→ **TASK OBJECTIVE**
The data follows. Retype every entry exactly.

Source data:
+ + + +

__device__ __noinline__ void dp_tile_send(DpCtx d, size_t off, const float* accs, int trow, int cb2, int et) {
    float g[C2];
    acc_ld<C2>(accs, trow, cb2, g);
#pragma unroll
    for (int q = 0; q < TILE_PK; ++q) {
        const size_t o_q = (size_t)d.me * d.region + off + (size_t)q * NEPI * 4;
        const float x = g[3 * q], y = 3 * q + 1 < C2 ? g[3 * q + 1] : 0.f, z = 3 * q + 2 < C2 ? g[3 * q + 2] : 0.f;
        if (d.direct) {
            dp_push_all(d.xg, o_q, d.me, d.world, x, y, z, d.tag);
        } else {
            const int o = dp_owner(et, q, d.world);
            if (o != d.me) st_packet(const_cast<float*>(d.xg[o]) + o_q, x, y, z, d.tag);
        }
    }
}
__device__ __noinline__ void dp_tile_reduce(DpCtx d, size_t off, float* accs, int trow, int cb2, int et) {
    float g[C2];
    acc_ld<C2>(accs, trow, cb2, g);
    const float inv_world = 1.0f / (float)d.world;
    const float* loc = d.xg[d.me];
#pragma unroll
    for (int q = 0; q < TILE_PK; ++q) {
        if (dp_owner(et, q, d.world) != d.me) continue;
        const float3 s3 = dp_gather(loc + off + (size_t)q * NEPI * 4, d.region, d.me, d.world, d.tag, g[3 * q],
                                    3 * q + 1 < C2 ? g[3 * q + 1] : 0.f, 3 * q + 2 < C2 ? g[3 * q + 2] : 0.f, d.err, 41);
        const float ax = s3.x * inv_world, ay = s3.y * inv_world, az = s3.z * inv_world;
        dp_push_all(d.xg, (size_t)FSRL_P2P_MAX_RANKS * d.region + off + (size_t)q * NEPI * 4, d.me, d.world, ax, ay, az, d.tag);
        g[3 * q] = ax;
        if (3 * q + 1 < C2) g[3 * q + 1] = ay;
        if (3 * q + 2 < C2) g[3 * q + 2] = az;
    }
    acc_st<C2>(accs, trow, cb2, g);
}
__device__ __noinline__ float dp_tile_finish(DpCtx d, size_t off, float* accs, int trow, int cb2, int et) {
    float g[C2];
    const long long t0w = clock64();
    if (d.direct) {
        float own[C2];
        acc_ld<C2>(accs, trow, cb2, own);
#pragma unroll
        for (int jq = 0; jq < C2; ++jq) g[jq] = 0.f;
        for (int r = 0; r < d.world; ++r) {
            if (r == d.me) {
#pragma unroll
                for (int jq = 0; jq < C2; ++jq) g[jq] += own[jq];
                continue;
            }
            const float* src = d.xg[d.me] + (size_t)r * d.region + off;
            float4 v[TILE_PK];
            bool ok;
            do {
                ok = true;
#pragma unroll
                for (int q = 0; q < TILE_PK; ++q) v[q] = ld_packet(src + (size_t)q * NEPI * 4);
#pragma unroll
                for (int q = 0; q < TILE_PK; ++q) ok = ok && pk_ok(v[q], d.tag);
                if (!ok && clock64() - t0w > 4 * WAIT_CYCLES) fail(d.err, 42);
            } while (!ok);
#pragma unroll
            for (int q = 0; q < TILE_PK; ++q) {
                g[3 * q] += v[q].x;
                if (3 * q + 1 < C2) g[3 * q + 1] += v[q].y;
                if (3 * q + 2 < C2) g[3 * q + 2] += v[q].z;
            }
        }
        const float inv_world = 1.0f / (float)d.world;
        float sq = 0.f;
#pragma unroll
        for (int jq = 0; jq < C2; ++jq) { g[jq] *= inv_world; sq = fmaf(g[jq], g[jq], sq); }
        acc_st<C2>(accs, trow, cb2, g);
        return sq;
    }
    const float* res = d.xg[d.me] + (size_t)FSRL_P2P_MAX_RANKS * d.region + off;
    acc_ld<C2>(accs, trow, cb2, g);
    float4 v[TILE_PK];
    bool ok;
    do {
        ok = true;
#pragma unroll
        for (int q = 0; q < TILE_PK; ++q)
            if (dp_owner(et, q, d.world) != d.me) v[q] = ld_packet(res + (size_t)q * NEPI * 4);
#pragma unroll
        for (int q = 0; q < TILE_PK; ++q)
            if (dp_owner(et, q, d.world) != d.me) ok = ok && pk_ok(v[q], d.tag);
        if (!ok && clock64() - t0w > 4 * WAIT_CYCLES) fail(d.err, 42);
    } while (!ok);
    float sq = 0.f;
#pragma unroll
    for (int q = 0; q < TILE_PK; ++q) {
        if (dp_owner(et, q, d.world) == d.me) continue;
        g[3 * q] = v[q].x;
        if (3 * q + 1 < C2) g[3 * q + 1] = v[q].y;
        if (3 * q + 2 < C2) g[3 * q + 2] = v[q].z;
    }
#pragma unroll
    for (int jq = 0; jq < C2; ++jq) sq = fmaf(g[jq], g[jq], sq);
    acc_st<C2>(accs, trow, cb2, g);
    return sq;
}
__device__ __noinline__ void dp_slices(DpCtx d, size_t off_s, float* sp_g, int n, int et) {
    const int n3 = (n + 2) / 3;
    const float inv_world = 1.0f / (float)d.world;
    for (int i = et; i < n3; i += NEPI)
        dp_push_all(d.xg, (size_t)d.me * d.region + off_s + 4 * (size_t)i, d.me, d.world,
                    sp_g[3 * i], 3 * i + 1 < n ? sp_g[3 * i + 1] : 0.f, 3 * i + 2 < n ? sp_g[3 * i + 2] : 0.f, d.tag);
    const float* loc = d.xg[d.me];
    for (int i = et; i < n3; i += NEPI) {
        const float3 s3 = dp_gather(loc + off_s + 4 * (size_t)i, d.region, d.me, d.world, d.tag, sp_g[3 * i],
                                    3 * i + 1 < n ? sp_g[3 * i + 1] : 0.f, 3 * i + 2 < n ? sp_g[3 * i + 2] : 0.f, d.err, 40);
        sp_g[3 * i] = s3.x * inv_world;
        if (3 * i + 1 < n) sp_g[3 * i + 1] = s3.y * inv_world;
        if (3 * i + 2 < n) sp_g[3 * i + 2] = s3.z * inv_world;
    }
}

+ + + +

→ **FINISHED TASK**
__device__ __noinline__ void dp_tile_send(DpCtx d, size_t off, const float* accs, int trow, int cb2, int et) {
    float g[C2];
    acc_ld<C2>(accs, trow, cb2, g);
#pragma unroll
    for (int q = 0; q < TILE_PK; ++q) {
        const size_t o_q = (size_t)d.me * d.region + off + (size_t)q * NEPI * 4;
        const float x = g[3 * q], y = 3 * q + 1 < C2 ? g[3 * q + 1] : 0.f, z = 3 * q + 2 < C2 ? g[3 * q + 2] : 0.f;
        if (d.direct) {
            dp_push_all(d.xg, o_q, d.me, d.world, x, y, z, d.tag);
        } else {
            const int o = dp_owner(et, q, d.world);
            if (o != d.me) st_packet(const_cast<float*>(d.xg[o]) + o_q, x, y, z, d.tag);
        }
    }
}
__device__ __noinline__ void dp_tile_reduce(DpCtx d, size_t off, float* accs, int trow, int cb2, int et) {
    float g[C2];
    acc_ld<C2>(accs, trow, cb2, g);
    const float inv_world = 1.0f / (float)d.world;
    const float* loc = d.xg[d.me];
#pragma unroll
    for (int q = 0; q < TILE_PK; ++q) {
        if (dp_owner(et, q, d.world) != d.me) continue;
        const float3 s3 = dp_gather(loc + off + (size_t)q * NEPI * 4, d.region, d.me, d.world, d.tag, g[3 * q],
                                    3 * q + 1 < C2 ? g[3 * q + 1] : 0.f, 3 * q + 2 < C2 ? g[3 * q + 2] : 0.f, d.err, 41);
        const float ax = s3.x * inv_world, ay = s3.y * inv_world, az = s3.z * inv_world;
        dp_push_all(d.xg, (size_t)FSRL_P2P_MAX_RANKS * d.region + off + (size_t)q * NEPI * 4, d.me, d.world, ax, ay, az, d.tag);
        g[3 * q] = ax;
        if (3 * q + 1 < C2) g[3 * q + 1] = ay;
        if (3 * q + 2 < C2) g[3 * q + 2] = az;
    }
    acc_st<C2>(accs, trow, cb2, g);
}
__device__ __noinline__ float dp_tile_finish(DpCtx d, size_t off, float* accs, int trow, int cb2, int et) {
    float g[C2];
    const long long t0w = clock64();
    if (d.direct) {
        float own[C2];
        acc_ld<C2>(accs, trow, cb2, own);
#pragma unroll
        for (int jq = 0; jq < C2; ++jq) g[jq] = 0.f;
        for (int r = 0; r < d.world; ++r) {
            if (r == d.me) {
#pragma unroll
                for (int jq = 0; jq < C2; ++jq) g[jq] += own[jq];
                continue;
            }
            const float* src = d.xg[d.me] + (size_t)r * d.region + off;
            float4 v[TILE_PK];
            bool ok;
            do {
                ok = true;
#pragma unroll
                for (int q = 0; q < TILE_PK; ++q) v[q] = ld_packet(src + (size_t)q * NEPI * 4);
#pragma unroll
                for (int q = 0; q < TILE_PK; ++q) ok = ok && pk_ok(v[q], d.tag);
                if (!ok && clock64() - t0w > 4 * WAIT_CYCLES) fail(d.err, 42);
            } while (!ok);
#pragma unroll
            for (int q = 0; q < TILE_PK; ++q) {
                g[3 * q] += v[q].x;
                if (3 * q + 1 < C2) g[3 * q + 1] += v[q].y;
                if (3 * q + 2 < C2) g[3 * q + 2] += v[q].z;
            }
        }
        const float inv_world = 1.0f / (float)d.world;
        float sq = 0.f;
#pragma unroll
        for (int jq = 0; jq < C2; ++jq) { g[jq] *= inv_world; sq = fmaf(g[jq], g[jq], sq); }
        acc_st<C2>(accs, trow, cb2, g);
        return sq;
    }
    const float* res = d.xg[d.me] + (size_t)FSRL_P2P_MAX_RANKS * d.region + off;
    acc_ld<C2>(accs, trow, cb2, g);
    float4 v[TILE_PK];
    bool ok;
    do {
        ok = true;
#pragma unroll
        for (int q = 0; q < TILE_PK; ++q)
            if (dp_owner(et, q, d.world) != d.me) v[q] = ld_packet(res + (size_t)q * NEPI * 4);
#pragma unroll
        for (int q = 0; q < TILE_PK; ++q)
            if (dp_owner(et, q, d.world) != d.me) ok = ok && pk_ok(v[q], d.tag);
        if (!ok && clock64() - t0w > 4 * WAIT_CYCLES) fail(d.err, 42);
    } while (!ok);
    float sq = 0.f;
#pragma unroll
    for (int q = 0; q < TILE_PK; ++q) {
        if (dp_owner(et, q, d.world) == d.me) continue;
        g[3 * q] = v[q].x;
        if (3 * q + 1 < C2) g[3 * q + 1] = v[q].y;
        if (3 * q + 2 < C2) g[3 * q + 2] = v[q].z;
    }
#pragma unroll
    for (int jq = 0; jq < C2; ++jq) sq = fmaf(g[jq], g[jq], sq);
    acc_st<C2>(accs, trow, cb2, g);
    return sq;
}
__device__ __noinline__ void dp_slices(DpCtx d, size_t off_s, float* sp_g, int n, int et) {
    const int n3 = (n + 2) / 3;
    const float inv_world = 1.0f / (float)d.world;
    for (int i = et; i < n3; i += NEPI)
        dp_push_all(d.xg, (size_t)d.me * d.region + off_s + 4 * (size_t)i, d.me, d.world,
                    sp_g[3 * i], 3 * i + 1 < n ? sp_g[3 * i + 1] : 0.f, 3 * i + 2 < n ? sp_g[3 * i + 2] : 0.f, d.tag);
    const float* loc = d.xg[d.me];
    for (int i = et; i < n3; i += NEPI) {
        const float3 s3 = dp_gather(loc + off_s + 4 * (size_t)i, d.region, d.me, d.world, d.tag, sp_g[3 * i],
                                    3 * i + 1 < n ? sp_g[3 * i + 1] : 0.f, 3 * i + 2 < n ? sp_g[3 * i + 2] : 0.f, d.err, 40);
        sp_g[3 * i] = s3.x * inv_world;
        if (3 * i + 1 < n) sp_g[3 * i + 1] = s3.y * inv_world;
        if (3 * i + 2 < n) sp_g[3 * i + 2] = s3.z * inv_world;
    }
}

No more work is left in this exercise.